Saved data entries
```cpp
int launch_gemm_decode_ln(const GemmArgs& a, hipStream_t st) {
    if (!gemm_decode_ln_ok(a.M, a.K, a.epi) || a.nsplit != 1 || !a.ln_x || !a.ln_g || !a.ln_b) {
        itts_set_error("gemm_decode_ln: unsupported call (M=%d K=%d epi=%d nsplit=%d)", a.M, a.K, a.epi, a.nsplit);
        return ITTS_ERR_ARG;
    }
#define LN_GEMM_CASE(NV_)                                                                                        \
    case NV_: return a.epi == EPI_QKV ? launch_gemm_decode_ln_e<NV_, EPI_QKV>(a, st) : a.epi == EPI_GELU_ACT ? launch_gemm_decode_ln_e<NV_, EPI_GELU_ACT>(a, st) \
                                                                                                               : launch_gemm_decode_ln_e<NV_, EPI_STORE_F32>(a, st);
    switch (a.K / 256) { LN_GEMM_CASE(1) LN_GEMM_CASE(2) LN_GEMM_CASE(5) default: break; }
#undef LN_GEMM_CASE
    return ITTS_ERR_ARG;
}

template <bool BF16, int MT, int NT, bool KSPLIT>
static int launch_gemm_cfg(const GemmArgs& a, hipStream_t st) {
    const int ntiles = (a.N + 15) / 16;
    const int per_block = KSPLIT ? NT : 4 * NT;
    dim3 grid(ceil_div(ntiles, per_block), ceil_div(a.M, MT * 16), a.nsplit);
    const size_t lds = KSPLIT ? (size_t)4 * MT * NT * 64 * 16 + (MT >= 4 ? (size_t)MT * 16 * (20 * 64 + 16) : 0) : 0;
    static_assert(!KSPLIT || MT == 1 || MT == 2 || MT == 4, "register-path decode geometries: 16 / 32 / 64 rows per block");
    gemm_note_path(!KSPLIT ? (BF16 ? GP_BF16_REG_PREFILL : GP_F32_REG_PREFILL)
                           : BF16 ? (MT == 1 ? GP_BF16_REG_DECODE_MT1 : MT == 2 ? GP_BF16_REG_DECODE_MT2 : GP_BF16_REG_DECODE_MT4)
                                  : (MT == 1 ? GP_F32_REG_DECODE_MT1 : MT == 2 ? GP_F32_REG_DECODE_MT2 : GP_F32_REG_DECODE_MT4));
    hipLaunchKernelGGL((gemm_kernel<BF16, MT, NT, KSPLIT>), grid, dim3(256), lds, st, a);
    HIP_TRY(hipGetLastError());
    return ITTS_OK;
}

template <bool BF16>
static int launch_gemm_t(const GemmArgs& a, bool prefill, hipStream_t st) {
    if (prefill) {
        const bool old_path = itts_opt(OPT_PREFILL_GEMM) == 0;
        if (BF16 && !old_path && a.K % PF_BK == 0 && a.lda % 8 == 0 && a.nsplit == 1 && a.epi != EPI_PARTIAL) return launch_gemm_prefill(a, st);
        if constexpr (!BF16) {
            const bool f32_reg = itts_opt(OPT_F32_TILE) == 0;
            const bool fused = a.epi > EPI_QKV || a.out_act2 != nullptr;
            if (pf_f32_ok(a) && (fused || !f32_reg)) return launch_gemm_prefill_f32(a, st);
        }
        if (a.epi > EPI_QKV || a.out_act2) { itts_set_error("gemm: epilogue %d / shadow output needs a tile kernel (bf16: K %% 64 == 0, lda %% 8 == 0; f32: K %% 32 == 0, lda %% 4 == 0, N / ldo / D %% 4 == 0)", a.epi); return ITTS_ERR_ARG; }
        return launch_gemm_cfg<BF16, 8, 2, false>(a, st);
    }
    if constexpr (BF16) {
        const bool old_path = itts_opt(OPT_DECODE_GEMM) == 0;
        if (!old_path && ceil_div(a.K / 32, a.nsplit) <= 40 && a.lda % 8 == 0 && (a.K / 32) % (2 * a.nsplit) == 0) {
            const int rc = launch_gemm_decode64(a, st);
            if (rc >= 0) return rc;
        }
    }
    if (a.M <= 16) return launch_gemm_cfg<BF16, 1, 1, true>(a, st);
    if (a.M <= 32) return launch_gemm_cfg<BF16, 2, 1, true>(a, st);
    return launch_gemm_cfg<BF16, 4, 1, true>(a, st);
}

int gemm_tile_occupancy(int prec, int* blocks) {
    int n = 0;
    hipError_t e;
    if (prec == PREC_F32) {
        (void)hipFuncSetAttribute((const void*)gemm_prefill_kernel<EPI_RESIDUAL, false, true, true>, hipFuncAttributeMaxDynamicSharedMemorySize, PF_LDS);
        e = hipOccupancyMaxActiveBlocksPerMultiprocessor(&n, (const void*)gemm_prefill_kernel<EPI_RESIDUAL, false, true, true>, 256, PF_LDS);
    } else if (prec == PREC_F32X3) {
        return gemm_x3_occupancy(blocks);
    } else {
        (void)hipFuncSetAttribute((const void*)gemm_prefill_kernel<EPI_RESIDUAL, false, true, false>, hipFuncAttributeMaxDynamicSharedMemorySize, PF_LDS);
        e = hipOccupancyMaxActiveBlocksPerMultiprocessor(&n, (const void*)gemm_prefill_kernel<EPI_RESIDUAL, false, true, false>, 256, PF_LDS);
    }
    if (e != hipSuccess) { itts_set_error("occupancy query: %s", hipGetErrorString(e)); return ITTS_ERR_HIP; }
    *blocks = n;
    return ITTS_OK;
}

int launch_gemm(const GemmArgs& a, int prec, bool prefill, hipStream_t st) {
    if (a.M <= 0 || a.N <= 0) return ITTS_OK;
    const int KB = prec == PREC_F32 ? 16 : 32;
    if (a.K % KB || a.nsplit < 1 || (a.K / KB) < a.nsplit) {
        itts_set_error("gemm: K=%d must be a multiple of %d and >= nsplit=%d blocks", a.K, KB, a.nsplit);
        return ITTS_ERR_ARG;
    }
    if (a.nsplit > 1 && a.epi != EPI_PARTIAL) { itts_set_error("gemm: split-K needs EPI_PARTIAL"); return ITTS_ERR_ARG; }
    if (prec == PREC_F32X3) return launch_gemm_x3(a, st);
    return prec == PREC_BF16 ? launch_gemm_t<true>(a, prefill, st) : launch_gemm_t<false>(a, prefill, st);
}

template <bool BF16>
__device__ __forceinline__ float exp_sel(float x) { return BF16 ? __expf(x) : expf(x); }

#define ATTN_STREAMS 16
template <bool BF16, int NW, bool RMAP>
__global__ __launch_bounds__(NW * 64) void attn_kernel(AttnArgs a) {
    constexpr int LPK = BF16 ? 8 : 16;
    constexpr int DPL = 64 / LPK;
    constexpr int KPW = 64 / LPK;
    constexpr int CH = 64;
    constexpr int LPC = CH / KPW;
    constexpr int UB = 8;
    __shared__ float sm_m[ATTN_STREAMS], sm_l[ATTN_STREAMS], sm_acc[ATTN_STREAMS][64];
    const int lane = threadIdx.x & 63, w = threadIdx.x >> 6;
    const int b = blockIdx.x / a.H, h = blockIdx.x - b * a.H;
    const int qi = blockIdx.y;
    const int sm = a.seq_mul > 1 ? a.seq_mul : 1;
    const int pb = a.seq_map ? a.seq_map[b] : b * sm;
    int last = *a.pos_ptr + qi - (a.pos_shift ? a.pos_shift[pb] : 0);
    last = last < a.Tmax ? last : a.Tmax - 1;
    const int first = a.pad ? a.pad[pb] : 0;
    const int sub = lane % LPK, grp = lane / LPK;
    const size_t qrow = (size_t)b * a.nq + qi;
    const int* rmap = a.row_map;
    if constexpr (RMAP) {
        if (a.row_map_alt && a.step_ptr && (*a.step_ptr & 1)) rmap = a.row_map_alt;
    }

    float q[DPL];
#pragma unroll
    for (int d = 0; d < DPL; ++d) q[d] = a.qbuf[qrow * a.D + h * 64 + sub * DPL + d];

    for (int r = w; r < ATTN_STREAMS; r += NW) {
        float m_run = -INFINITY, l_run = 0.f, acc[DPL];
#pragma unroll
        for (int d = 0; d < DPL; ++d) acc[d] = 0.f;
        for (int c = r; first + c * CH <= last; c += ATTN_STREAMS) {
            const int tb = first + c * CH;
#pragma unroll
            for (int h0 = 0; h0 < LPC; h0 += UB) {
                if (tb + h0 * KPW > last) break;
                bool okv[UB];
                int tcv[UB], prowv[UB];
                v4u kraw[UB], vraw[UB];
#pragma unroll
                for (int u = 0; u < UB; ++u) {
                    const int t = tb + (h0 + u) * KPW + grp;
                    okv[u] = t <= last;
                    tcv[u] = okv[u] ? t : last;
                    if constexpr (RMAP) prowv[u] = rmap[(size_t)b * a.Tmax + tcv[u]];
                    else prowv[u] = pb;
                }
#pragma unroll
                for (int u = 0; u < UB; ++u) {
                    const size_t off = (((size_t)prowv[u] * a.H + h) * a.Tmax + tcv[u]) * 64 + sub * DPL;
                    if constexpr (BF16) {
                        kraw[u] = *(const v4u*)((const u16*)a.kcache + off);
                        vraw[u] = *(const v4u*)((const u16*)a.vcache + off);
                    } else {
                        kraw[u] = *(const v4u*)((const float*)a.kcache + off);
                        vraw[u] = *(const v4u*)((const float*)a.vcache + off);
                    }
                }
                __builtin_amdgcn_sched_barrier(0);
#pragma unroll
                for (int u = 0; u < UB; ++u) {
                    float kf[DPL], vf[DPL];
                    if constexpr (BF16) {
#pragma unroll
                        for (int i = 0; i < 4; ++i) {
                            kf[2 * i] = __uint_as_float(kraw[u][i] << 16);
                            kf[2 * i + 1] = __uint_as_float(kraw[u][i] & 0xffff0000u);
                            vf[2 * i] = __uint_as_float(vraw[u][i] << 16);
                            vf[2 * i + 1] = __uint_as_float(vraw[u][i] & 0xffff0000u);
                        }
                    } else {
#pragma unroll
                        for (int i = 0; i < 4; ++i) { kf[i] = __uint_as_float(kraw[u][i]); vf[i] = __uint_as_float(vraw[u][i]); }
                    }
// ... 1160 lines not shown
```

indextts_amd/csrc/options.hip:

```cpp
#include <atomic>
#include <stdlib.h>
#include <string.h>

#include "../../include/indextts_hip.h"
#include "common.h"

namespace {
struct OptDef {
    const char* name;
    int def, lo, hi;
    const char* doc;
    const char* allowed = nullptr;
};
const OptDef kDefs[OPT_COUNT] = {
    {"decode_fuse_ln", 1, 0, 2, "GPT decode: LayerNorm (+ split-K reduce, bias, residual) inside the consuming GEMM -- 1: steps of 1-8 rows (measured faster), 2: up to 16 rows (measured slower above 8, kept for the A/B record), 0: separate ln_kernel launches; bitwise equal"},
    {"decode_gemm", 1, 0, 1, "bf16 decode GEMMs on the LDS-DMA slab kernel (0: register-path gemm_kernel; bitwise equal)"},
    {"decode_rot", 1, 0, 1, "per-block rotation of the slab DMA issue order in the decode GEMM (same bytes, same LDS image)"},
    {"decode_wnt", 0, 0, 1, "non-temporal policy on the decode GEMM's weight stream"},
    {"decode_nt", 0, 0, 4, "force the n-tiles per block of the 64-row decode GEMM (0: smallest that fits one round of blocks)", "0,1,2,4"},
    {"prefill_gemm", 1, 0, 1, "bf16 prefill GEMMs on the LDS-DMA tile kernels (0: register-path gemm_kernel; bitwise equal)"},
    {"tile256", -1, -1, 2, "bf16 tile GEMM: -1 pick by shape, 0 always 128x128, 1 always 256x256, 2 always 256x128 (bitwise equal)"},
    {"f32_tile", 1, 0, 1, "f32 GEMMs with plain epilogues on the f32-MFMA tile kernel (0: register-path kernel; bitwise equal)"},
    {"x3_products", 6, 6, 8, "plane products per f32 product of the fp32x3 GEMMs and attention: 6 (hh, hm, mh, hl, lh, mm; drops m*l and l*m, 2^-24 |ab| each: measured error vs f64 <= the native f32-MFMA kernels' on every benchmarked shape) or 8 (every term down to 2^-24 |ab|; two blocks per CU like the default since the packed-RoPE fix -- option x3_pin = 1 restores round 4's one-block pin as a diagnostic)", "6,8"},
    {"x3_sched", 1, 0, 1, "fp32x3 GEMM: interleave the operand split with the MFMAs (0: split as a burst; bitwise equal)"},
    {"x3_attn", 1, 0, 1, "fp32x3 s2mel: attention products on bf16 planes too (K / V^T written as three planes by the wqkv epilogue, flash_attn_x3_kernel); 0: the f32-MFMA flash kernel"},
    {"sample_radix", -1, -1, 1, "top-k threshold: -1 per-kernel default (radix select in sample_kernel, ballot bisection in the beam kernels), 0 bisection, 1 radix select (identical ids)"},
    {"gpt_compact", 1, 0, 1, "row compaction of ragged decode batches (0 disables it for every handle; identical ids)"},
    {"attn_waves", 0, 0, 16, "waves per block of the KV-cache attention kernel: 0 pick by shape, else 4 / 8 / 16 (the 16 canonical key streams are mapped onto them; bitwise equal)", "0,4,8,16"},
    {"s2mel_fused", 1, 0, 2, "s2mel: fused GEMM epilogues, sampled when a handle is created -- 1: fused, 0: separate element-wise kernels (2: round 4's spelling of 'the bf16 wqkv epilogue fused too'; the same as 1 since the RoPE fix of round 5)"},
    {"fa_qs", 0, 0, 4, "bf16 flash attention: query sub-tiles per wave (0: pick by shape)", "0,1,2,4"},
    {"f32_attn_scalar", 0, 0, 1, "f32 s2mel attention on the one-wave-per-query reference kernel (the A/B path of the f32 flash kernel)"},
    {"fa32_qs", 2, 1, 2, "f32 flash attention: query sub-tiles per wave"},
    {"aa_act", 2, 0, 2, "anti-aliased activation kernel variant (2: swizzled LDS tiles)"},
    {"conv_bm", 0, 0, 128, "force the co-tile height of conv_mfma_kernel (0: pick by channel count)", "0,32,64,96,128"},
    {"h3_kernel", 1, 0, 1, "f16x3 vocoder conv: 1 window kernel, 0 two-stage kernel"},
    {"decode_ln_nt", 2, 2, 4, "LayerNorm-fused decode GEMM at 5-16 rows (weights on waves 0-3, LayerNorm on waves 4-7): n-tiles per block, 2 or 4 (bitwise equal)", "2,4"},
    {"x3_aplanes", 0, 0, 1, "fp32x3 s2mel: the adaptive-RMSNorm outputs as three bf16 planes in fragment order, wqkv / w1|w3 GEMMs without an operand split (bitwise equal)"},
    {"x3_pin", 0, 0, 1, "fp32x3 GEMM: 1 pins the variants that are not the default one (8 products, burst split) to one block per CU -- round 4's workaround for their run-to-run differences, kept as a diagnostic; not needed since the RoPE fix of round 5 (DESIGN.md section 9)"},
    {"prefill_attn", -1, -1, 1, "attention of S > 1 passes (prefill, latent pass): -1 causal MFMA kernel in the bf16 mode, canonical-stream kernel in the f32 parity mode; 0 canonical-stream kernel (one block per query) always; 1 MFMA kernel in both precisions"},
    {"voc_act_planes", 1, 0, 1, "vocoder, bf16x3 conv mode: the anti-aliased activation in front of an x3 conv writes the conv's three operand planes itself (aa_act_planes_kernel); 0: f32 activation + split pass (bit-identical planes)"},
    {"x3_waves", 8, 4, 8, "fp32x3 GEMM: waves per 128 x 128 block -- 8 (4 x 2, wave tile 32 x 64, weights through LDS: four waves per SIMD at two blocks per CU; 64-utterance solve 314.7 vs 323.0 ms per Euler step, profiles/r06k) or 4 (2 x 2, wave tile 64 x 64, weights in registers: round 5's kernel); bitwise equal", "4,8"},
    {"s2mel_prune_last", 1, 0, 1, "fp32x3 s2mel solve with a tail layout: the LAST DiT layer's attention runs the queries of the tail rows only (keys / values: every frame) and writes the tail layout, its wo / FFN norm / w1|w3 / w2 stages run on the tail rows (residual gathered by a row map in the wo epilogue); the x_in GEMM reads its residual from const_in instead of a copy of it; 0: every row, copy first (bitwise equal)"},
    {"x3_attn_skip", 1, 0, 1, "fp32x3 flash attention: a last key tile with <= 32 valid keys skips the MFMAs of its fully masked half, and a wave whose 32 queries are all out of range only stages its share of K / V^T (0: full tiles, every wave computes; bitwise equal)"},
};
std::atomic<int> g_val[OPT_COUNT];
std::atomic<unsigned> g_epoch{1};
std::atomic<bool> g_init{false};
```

---

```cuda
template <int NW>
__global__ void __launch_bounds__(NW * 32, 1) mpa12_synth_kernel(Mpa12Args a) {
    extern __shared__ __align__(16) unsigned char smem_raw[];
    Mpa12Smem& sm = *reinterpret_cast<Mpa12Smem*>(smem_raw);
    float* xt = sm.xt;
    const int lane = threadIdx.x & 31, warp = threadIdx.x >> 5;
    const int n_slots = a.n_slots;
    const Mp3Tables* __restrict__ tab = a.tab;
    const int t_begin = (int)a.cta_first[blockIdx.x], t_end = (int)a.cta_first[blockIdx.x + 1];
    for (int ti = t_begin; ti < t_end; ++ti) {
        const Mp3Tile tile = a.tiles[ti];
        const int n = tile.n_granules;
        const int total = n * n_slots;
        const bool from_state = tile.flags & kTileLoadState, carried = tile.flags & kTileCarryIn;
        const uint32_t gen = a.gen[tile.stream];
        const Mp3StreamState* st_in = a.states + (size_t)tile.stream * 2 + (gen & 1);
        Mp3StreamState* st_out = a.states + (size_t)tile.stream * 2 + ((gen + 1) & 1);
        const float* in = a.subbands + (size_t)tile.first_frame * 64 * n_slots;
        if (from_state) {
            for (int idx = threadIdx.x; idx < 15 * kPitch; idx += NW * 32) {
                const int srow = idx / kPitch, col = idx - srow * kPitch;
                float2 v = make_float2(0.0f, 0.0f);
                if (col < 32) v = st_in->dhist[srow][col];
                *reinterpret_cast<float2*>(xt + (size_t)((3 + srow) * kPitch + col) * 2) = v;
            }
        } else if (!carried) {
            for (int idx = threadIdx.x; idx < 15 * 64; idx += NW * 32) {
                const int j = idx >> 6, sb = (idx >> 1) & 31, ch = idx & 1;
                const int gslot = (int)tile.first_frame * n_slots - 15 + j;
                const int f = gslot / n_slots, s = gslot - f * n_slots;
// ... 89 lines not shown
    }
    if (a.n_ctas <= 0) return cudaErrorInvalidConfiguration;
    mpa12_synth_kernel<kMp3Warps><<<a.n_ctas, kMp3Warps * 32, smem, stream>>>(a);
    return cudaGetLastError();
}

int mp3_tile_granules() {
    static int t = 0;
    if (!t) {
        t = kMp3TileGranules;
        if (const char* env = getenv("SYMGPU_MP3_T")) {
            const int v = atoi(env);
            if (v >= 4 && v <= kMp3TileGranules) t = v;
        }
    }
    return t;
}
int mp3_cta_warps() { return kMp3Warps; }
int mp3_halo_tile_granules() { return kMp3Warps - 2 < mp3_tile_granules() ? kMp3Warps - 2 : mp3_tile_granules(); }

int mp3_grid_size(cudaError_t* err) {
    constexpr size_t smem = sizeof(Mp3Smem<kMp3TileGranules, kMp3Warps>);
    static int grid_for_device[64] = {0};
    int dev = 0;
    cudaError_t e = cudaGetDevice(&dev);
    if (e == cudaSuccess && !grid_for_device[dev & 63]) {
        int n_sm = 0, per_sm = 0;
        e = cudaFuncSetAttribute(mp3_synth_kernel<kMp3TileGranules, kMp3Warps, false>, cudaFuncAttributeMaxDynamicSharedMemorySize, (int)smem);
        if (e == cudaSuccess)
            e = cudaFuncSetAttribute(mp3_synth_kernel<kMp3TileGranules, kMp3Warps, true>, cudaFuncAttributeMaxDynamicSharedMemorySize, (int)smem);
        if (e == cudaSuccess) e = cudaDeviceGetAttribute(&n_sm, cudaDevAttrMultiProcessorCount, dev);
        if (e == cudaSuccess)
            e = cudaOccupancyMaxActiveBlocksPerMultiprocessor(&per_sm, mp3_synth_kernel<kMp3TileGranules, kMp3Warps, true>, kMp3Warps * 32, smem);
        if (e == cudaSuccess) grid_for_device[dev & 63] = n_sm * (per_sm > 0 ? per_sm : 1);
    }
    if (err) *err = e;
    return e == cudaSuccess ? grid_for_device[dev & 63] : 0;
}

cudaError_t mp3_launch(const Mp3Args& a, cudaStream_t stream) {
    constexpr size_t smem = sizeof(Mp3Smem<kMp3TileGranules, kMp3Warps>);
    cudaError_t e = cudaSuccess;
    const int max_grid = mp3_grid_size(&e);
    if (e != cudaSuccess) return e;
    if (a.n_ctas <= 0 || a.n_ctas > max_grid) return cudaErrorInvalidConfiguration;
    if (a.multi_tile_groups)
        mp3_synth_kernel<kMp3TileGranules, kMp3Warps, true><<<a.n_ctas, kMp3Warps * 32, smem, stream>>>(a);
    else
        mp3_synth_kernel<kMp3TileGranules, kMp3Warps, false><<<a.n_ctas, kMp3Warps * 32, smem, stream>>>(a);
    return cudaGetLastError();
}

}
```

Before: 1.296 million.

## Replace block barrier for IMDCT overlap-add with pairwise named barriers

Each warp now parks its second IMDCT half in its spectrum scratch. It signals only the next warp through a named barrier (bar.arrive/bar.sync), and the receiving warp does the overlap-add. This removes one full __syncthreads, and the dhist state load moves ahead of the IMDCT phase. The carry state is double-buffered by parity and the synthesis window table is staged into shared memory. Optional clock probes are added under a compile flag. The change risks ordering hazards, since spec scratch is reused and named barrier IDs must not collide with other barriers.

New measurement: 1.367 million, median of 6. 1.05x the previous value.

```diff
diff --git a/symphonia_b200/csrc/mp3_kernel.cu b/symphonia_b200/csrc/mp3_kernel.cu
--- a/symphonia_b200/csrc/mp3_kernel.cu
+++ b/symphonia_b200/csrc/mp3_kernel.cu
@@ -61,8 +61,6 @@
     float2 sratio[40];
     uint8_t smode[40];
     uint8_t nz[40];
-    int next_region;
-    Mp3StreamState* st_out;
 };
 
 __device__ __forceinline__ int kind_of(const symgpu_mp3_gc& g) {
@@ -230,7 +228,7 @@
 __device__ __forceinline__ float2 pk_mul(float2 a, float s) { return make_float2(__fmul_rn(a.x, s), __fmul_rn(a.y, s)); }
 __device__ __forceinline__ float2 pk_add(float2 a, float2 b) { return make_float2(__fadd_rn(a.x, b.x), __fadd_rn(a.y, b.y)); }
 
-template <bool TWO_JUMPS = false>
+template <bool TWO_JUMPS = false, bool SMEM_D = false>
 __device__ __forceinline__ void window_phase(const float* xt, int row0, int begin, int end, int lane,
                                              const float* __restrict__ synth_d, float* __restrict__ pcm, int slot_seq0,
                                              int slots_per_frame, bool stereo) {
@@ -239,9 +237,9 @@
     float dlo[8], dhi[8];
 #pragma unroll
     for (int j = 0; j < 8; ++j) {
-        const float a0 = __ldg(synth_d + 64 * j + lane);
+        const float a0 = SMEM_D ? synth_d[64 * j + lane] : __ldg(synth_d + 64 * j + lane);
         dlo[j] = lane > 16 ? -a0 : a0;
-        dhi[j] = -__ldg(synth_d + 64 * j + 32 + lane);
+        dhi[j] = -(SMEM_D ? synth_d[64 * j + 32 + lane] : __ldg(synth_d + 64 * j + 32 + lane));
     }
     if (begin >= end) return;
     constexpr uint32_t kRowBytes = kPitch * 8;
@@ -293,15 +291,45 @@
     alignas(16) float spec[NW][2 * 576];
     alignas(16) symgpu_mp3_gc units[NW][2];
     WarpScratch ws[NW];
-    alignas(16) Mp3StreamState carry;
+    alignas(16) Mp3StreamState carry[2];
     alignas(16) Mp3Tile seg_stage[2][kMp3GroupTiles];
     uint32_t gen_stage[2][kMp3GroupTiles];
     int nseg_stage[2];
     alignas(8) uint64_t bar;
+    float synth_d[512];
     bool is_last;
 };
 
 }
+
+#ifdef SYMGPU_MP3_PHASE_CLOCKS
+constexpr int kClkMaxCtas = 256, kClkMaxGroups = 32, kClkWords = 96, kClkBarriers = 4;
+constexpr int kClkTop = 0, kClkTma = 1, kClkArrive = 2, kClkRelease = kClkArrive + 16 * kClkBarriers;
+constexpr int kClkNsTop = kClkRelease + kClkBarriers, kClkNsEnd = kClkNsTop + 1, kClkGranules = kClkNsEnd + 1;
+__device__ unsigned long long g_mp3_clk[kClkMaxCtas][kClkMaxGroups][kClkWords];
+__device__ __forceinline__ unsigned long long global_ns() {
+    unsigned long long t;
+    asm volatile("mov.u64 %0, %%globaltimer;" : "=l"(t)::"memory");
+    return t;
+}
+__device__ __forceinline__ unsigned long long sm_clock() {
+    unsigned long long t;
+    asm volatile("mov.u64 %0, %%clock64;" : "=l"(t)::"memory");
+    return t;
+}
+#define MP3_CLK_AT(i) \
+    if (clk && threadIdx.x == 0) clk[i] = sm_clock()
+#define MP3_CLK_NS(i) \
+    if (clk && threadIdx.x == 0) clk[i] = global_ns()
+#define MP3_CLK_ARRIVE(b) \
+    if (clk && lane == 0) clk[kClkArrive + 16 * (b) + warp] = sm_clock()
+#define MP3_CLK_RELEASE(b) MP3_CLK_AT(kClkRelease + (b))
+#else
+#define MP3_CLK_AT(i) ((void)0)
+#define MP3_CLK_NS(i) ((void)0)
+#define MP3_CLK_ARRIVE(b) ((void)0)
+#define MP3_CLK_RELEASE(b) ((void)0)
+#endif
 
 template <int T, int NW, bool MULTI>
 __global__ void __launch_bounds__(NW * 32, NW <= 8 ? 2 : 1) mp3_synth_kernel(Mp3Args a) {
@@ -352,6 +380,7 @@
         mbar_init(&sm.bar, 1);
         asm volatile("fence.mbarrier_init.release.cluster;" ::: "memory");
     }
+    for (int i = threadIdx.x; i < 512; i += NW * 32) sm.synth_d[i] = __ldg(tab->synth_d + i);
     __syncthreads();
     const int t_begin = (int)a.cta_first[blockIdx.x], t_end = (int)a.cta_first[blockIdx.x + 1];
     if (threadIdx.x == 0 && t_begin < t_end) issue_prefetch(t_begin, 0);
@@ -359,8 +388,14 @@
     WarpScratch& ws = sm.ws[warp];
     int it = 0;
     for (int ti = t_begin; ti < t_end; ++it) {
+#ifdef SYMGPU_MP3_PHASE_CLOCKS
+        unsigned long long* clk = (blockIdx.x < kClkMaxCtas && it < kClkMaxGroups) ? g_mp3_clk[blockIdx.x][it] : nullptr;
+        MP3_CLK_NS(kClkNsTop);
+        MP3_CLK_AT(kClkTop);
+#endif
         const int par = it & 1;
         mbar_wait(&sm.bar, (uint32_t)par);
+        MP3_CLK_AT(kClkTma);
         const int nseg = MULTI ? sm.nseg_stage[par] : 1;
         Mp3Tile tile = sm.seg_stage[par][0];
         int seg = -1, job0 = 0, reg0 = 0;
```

**Work to complete**
If a line of the records includes the string "pass", copy it out.

**Answer section**
    {"prefill_attn", -1, -1, 1, "attention of S > 1 passes (prefill, latent pass): -1 causal MFMA kernel in the bf16 mode, canonical-stream kernel in the f32 parity mode; 0 canonical-stream kernel (one block per query) always; 1 MFMA kernel in both precisions"},
    {"voc_act_planes", 1, 0, 1, "vocoder, bf16x3 conv mode: the anti-aliased activation in front of an x3 conv writes the conv's three operand planes itself (aa_act_planes_kernel); 0: f32 activation + split pass (bit-identical planes)"},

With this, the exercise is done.